Oh dear, I sighed and groaned upon hearing about the latest of the seemingly daily reports of killings by individuals who are alienated, angered or mentally ill. As I understand it, most, if not all, of the perpetrators were recognizable as troubled individuals.

Last month 22-year-old Grant Taylor deliberately drove his pickup into and killed Lansing fireman Dennis Rodeman. Dennis and fellow firemen were standing in the road collecting money for muscular dystrophy research.

Grant was angry about the slowed traffic, exchanged words with Rodeman and threw an apple core at him. Then he turned his truck around and killed him with it.

In high school, Taylor was a good student, an athlete and was described as a quiet, intelligent leader. In his second year of college he dropped out and moved back home. Two years ago his mother petitioned the probate court to have him involuntarily hospitalized for standing outside shirtless in freezing temperatures. He angrily threw his cellphone away to rid himself of the past.

Four psychiatrists diagnosed him with paranoid schizophrenia, which typically starts at his age. He was briefly hospitalized. He wasn’t adequately treated and protected from his hallucinations. And we weren’t protected from him.

A year later his mother again petitioned for his hospitalization. He had become more withdrawn, stared at the ceiling and feared he was going to be killed. Again, after a short hospital stay, he was released, untreated, loose in the community. Those failures cost fireman Rodeman his life. It cost the Lansing Fire Department one of its most popular members. His new wife lost her husband. And their unborn child will never know its father.

Grant Taylor’s critical problems were well known by every relevant agency in the community. His mother was unable to marshal the help we all needed for him. Our collective guilt is greater than his.

He will be prosecuted for murder. Since his victim was a public defender, chances are he’ll be sentenced to life in prison without parole: Tormented the rest of his life by his demons.

In the warehouse prison he’ll be one of the third of all convicts who are incompetent, mentally ill and inadequately treated. Untold others are incarcerated for non-violent offenses and unable to afford competent trial defense or mount appeals.Those in the know say culpability matters less than money when it comes to criminal defense. Those without capital get punishment.

Angry and afraid, unreflected vengeance is the prevailing public sentiment. Not long ago the U.S. Supreme Court ruled that sentencing juveniles to life without parole is unconstitutional.

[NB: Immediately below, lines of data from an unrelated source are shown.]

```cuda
template <int L, int R> struct OsSigLoader {
  const double *x;
  long long start, n0;
  unsigned nmask;
  int hop, base, stride;
  HD void begin(int base_, int stride_, int, int) { base = base_; stride = stride_; }
  HD void load(int b, double2 (&v)[R]) const {
    const long long s = start + (long long)b * hop + base;
#pragma unroll
    for (int i = 0; i < R; ++i) {
      const long long n = (s + (long long)i * stride) & (long long)nmask;
      v[i] = make_double2(n < n0 ? ldg(&x[n]) : 0.0, 0.0);
    }
  }
};
template <int L> struct OsHalfStorer {
  double2 *xs;
  template <int R> HD void store(int b, int ql, int qs, double2 (&x)[R]) const {
#pragma unroll
    for (int c = 0; c < R; ++c) {
      const int q = ql + c * qs;
      if (q <= L / 2) xs[b * (L / 2 + 1) + q] = x[c];
    }
  }
};
template <int L, int R> struct OsSpecLoader {
  const double2 *xs, *H;
  int base, stride;
  double2 hv[R];
  HD void begin(int base_, int stride_, int, int) {
    base = base_; stride = stride_;
#pragma unroll
    for (int i = 0; i < R; ++i) hv[i] = ldg(&H[base + i * stride]);
  }
  HD void load(int b, double2 (&v)[R]) const {
#pragma unroll
    for (int i = 0; i < R; ++i) {
      const int q = base + i * stride;
      const double2 y = q <= L / 2 ? xs[b * (L / 2 + 1) + q] : cconj(xs[b * (L / 2 + 1) + L - q]);
      v[i] = cmul(y, hv[i]);
    }
  }
};
struct OsStorer {
  double2 *row;
  long long nb0, n0;
  int t1, hop, epi;
  template <int R> HD void store(int b, int ql, int qs, double2 (&x)[R]) const {
    const long long nb = nb0 + (long long)b * hop;
#pragma unroll
    for (int c = 0; c < R; ++c) {
      const int i = ql + c * qs;
      const long long n = nb + i;
      if (i >= t1 && i < t1 + hop && n < n0) {
        if (epi == EPI_STORE) st_stream(&row[n], x[c]);
        else row[n] = cmul(row[n], cconj(x[c]));
      }
    }
  }
};

template <int G> struct OsBody {
  static constexpr int L = 1024;
  static constexpr int NTB = TileCfg<double>::NT;
  static constexpr int NT = NTB;
  using Args = OsArgs;
  using LY = Lay<double, L>;
  static constexpr int P = LY::P;
  static_assert(Plan<L>::NP == 3, "overlap-save phases assume a three-pass tile plan");
  static constexpr int NPHASE = 3 + 3 * G;
  static constexpr size_t SMEM = LY::TILE_BYTES + (size_t)P * (L / 2 + 1) * sizeof(double2);
  template <int PH> HD static void phase(const Args &a, int bx, int by, int tid, void *smraw) {
    double2 *sm = (double2 *)smraw;
    double2 *xs = (double2 *)((char *)smraw + LY::TILE_BYTES);
    const OsGroup g = a.groups[by];
    const long long n_first = (long long)bx * P * g.hop;
    if (n_first >= a.n0) return;
    if constexpr (PH == 0) {
      OsSigLoader<L, Plan<L>::R1> ld;
      ld.x = a.sig + (size_t)a.descs[g.first].chan * a.n0; ld.start = n_first - g.t1; ld.n0 = a.n0; ld.nmask = a.N - 1; ld.hop = g.hop;
      tile_first<double, L, -1>(sm, a.tw, ld, tid);
    } else if constexpr (PH == 1) {
      tile_second<double, L, -1>(sm, a.tw, tid);
    } else if constexpr (PH == 2) {
      OsHalfStorer<L> st{xs};
      pass_last<double, L, -1, OsHalfStorer<L>, false, true>(sm, st, tid);
    } else {
      constexpr int r = (PH - 3) / 3, step = (PH - 3) % 3;
      if (r >= g.count) return;
      if constexpr (step == 0) {
        OsSpecLoader<L, Plan<L>::R1> ld;
        ld.xs = xs; ld.H = a.H + g.hoff + (long long)r * L;
        tile_first<double, L, +1>(sm, a.tw, ld, tid);
      } else if constexpr (step == 1) {
        tile_second<double, L, +1>(sm, a.tw, tid);
      } else {
        OsStorer st;
        st.row = a.W + (size_t)a.descs[g.first + r].row * a.n0;
        st.nb0 = n_first - g.t1; st.n0 = a.n0; st.t1 = g.t1; st.hop = g.hop; st.epi = a.epi;
        pass_last<double, L, +1, OsStorer, false, true>(sm, st, tid);
      }
    }
  }
};

struct AbsMaxArgs { const double2 *h; double *out; long long pitch, lo, hi; int nblk; };
struct AbsMaxBody {
  using Args = AbsMaxArgs;
  static constexpr int NPHASE = 2;
  static constexpr size_t SMEM = NT * sizeof(double);
  template <int PH> HD static void phase(const Args &a, int bx, int by, int tid, void *smraw) {
    double *sm = (double *)smraw;
    if constexpr (PH == 0) {
      const long long chunk = (a.hi - a.lo + a.nblk - 1) / a.nblk;
      const long long s = a.lo + bx * chunk, e = s + chunk < a.hi ? s + chunk : a.hi;
      double m = 0;
      for (long long i = s + tid; i < e; i += NT) {
        const double2 v = a.h[(size_t)by * a.pitch + i];
        m = fmax(m, fmax(fabs(v.x), fabs(v.y)));
      }
      sm[tid] = m;
    } else if (tid == 0) {
      double m = 0;
      for (int i = 0; i < NT; ++i) m = fmax(m, sm[i]);
      a.out[(size_t)by * a.nblk + bx] = m;
    }
  }
};

enum { MODE_DENSE = 0, MODE_BAND = 1, MODE_REAL = 2, MODE_CPLX = 3, MODE_COARSE = 4 };

template <typename T> HD cx<T> coarse_value(const Fam &fam, const ScaleDesc &d, const cx<T> *spec, int r, unsigned Nx) {
  const int Nc = 1 << d.ip_log2Nc;
  const int kp = r < Nc / 2 ? r : r - Nc;
  const int k = d.ip_kc + kp;
  if (k < d.k_lo || k > d.k_hi) return mk<T>(0, 0);
  const cx<T> b = band_value<T>(fam, d, spec, (unsigned)k & (Nx - 1), k, Nx);
  const double pw = 3.14159265358979323846 * (double)d.ip_w;
  const double x = pw * ((double)kp / (double)Nc);
  const double bb = d.ip_beta * d.ip_beta;
  const double z = sqrt(fma(-x, x, bb));
  const double f = d.ip_dc * (z / sinh(z));
  return mk<T>((T)((double)b.x * f), (T)((double)b.y * f));
}

template <typename T> struct PassAArgs {
  const ScaleDesc *descs;
  const cx<T> *spec;
  const cx<T> *Bbuf;
  const void *in;
  cx<T> *Z;
  const cx<T> *tw;
  Fam fam;
  NTab nt;
  long long in_pitch, n_in;
  unsigned N;
  int first, row0;
  int zmod;
  int pf_dist;
  int gauss_rec;
  unsigned K2;
  unsigned Nx;
};

template <typename T, int K1, int MODE, int SIGN> struct PassABody {
  static constexpr int NTB = TileCfg<T>::NT;
  static constexpr int NT = NTB;
  using V = cx<T>;
  using Args = PassAArgs<T>;
  using LY = Lay<T, K1>;
  static constexpr int NP = Plan<K1>::NP;
  static constexpr int P = LY::P;
  static constexpr int T2 = P < K2C ? P : K2C;
  static constexpr int NPHASE = NP == 1 ? 1 : NP + 1;
  static constexpr size_t SMEM = LY::BYTES;

  struct Src {
    const Args &a;
    ScaleDesc d;
    int by, p;
    V twist0;
    HD Src(const Args &a_, int by_, int p_) : a(a_), by(by_), p(p_) {
      if (MODE == MODE_DENSE || MODE == MODE_BAND || MODE == MODE_COARSE) d = a.descs[a.first + by];
    }
    HD V get(int pos, int r2) const {
      const unsigned r = (unsigned)pos * a.K2 + (unsigned)r2;
      if (MODE == MODE_DENSE) {
        const int k = (int)r - (r >= a.N / 2 ? (int)a.N : 0);
        if (a.fam.family != 3 && (k < d.k_lo || k > d.k_hi)) return mk<T>(0, 0);
        return band_value<T>(a.fam, d, a.spec, r, k, a.N);
      } else if (MODE == MODE_BAND) {
        V v = ldg(&a.Bbuf[d.boff + r]);
        if (p == 0 || NP > 1) return v;
        const int k1 = pos - ((int)r >= d.rsplit ? K1 : 0);
        V w = nroot_t<T>(a.nt, (unsigned)k1 * (unsigned)p * a.K2);
        return cmul(v, w);
      } else if (MODE == MODE_COARSE) {
        return coarse_value<T>(a.fam, d, a.spec, (int)r, a.Nx);
      } else if (MODE == MODE_REAL) {
        const T *row = (const T *)a.in + (size_t)(a.row0 + by) * a.in_pitch;
// ... 95 lines not shown
              kprev = k;
              v = cscale(raw[u], (T)(g * d.amp));
            } else {
              since = 1 << 30;
            }
            sm[LY::phys(b, pos)] = v;
          }
        }
      } else if (CWTB_PASSA_ASYNC && MODE == MODE_BAND) {
        const V *base = a.Bbuf + src.d.boff + r20;
        for (int idx = tid; idx < K1 * T2; idx += NT) {
          const int b = idx % T2, pos = idx / T2;
          cp_async(&sm[LY::phys(b, pos)], base + (size_t)pos * a.K2 + b);
        }
        cp_async_wait();
      } else if (CWTB_PASSA_ASYNC && MODE == MODE_CPLX) {
        const V *row = (const V *)a.in + (size_t)(a.row0 + by) * a.in_pitch;
        for (int idx = tid; idx < K1 * T2; idx += NT) {
          const int b = idx % T2, pos = idx / T2;
          const unsigned r = (unsigned)pos * a.K2 + (unsigned)(r20 + b);
          if ((long long)r < a.n_in) cp_async(&sm[LY::phys(b, pos)], row + r);
          else sm[LY::phys(b, pos)] = mk<T>(0, 0);
        }
        cp_async_wait();
      } else {
        CWTB_PRAGMA_UNROLL_A
        for (int idx = tid; idx < K1 * T2; idx += NT) {
          const int b = idx % T2, pos = idx / T2;
          sm[LY::phys(b, pos)] = src.get(pos, r20 + b);
        }
      }
    } else if constexpr (PH == 1) {
      if (MODE == MODE_BAND && p != 0) {
        SmemTwistLoader<T, K1, Plan<K1>::R1> ld;
        ld.sm = sm;
        ld.nt = a.nt;
        ld.rsplit_row = a.descs[a.first + by].rsplit / (int)a.K2;
        ld.pk2 = (unsigned)p * a.K2;
        tile_first<T, K1, SIGN>(sm, a.tw, ld, tid);
      } else {
        SmemLoader<T, K1> ld;
        ld.sm = sm;
        tile_first<T, K1, SIGN>(sm, a.tw, ld, tid);
      }
    } else if constexpr (PH == 2 && NP == 3) {
      tile_second<T, K1, SIGN>(sm, a.tw, tid);
    } else {
      pass_last<T, K1, SIGN>(sm, st, tid);
    }
  }
};

struct CoarseSeg { int first, count, log2Nc, cta0; };
constexpr int CSEG_MAX = 32;
HD constexpr size_t cmax(size_t a, size_t b) { return a > b ? a : b; }
template <typename T> struct CoarseArgs {
  const ScaleDesc *descs;
  const cx<T> *spec;
  cx<T> *Z;
  cx<T> *C;
  const cx<T> *tw;
  Fam fam;
  NTab nt[11];
  unsigned Nx;
  int nseg;
  int pf_dist, rev;
  CoarseSeg seg[CSEG_MAX];
};
template <typename T> HD const CoarseSeg &coarse_seg(const CoarseArgs<T> &a, int bx) {
  int s = 0;
  while (s + 1 < a.nseg && bx >= a.seg[s + 1].cta0) ++s;
  return a.seg[s];
}

template <typename T> struct CoarseRowsBody {
  static constexpr int NTB = TileCfg<T>::NT;
  static constexpr int NT = NTB;
  using V = cx<T>;
  using Args = CoarseArgs<T>;
  template <int K> static constexpr size_t bytes() { return Lay<T, K>::BYTES; }
  static constexpr size_t SMEM = cmax(cmax(cmax(bytes<64>(), bytes<128>()), cmax(bytes<256>(), bytes<512>())), bytes<1024>());
// ... 1319 lines not shown
```

Before: 110.5 billion.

Many states, including Michigan and its Attorney General Bill Schuette, will not apply the ruling retroactively. He says promises of revenge made to victims’ families at sentencing will be honored. If he gets his way, the more than 200 Michigan prisoners sentenced as juveniles will have to endure cruel and unusual punishment until they die in prison.

Humane America would be a radically different place. Everyone would have access to a safe place to live and sufficient food to eat. Everyone would have access to appropriate health care, free education and opportunities for upward socioeconomic mobility. And every defendant in criminal proceedings would have access to competent representation.  

Humanizing America can be done via our political system. It will be simple and difficult. Tax policy would be made more fair. And methods of budgeting would be redesigned so states and local governments receive funds to maintain their infrastructure and serve citizens’ humane needs.

The impetus for these fundamental changes will have to come from ordinary folks.  Most have a degree of trust in local governments. The ballot box is available to address issues. And local, state and national judiciary are also available to seek relief.

Gridlocked Congress is not up to the task. Republicans are determined to implement a version of the morally bankrupt, trickle-down economic theory so the rich get richer and (maybe) create jobs. Democrats are wont to develop complex, controversial broad social programs like Obamacare that will take decades to accomplish its goals. Congress is too preoccupied with squabbling to help us today.

Some will scoff at my naive proposal. But our ancestors trusted their courage and put their lives on the line in the Revolutionary War. And they showed incredible foresight in drafting our Constitution. Now it’s our time to muster the vision and courage to begin making the America they gave us a more humane place to live.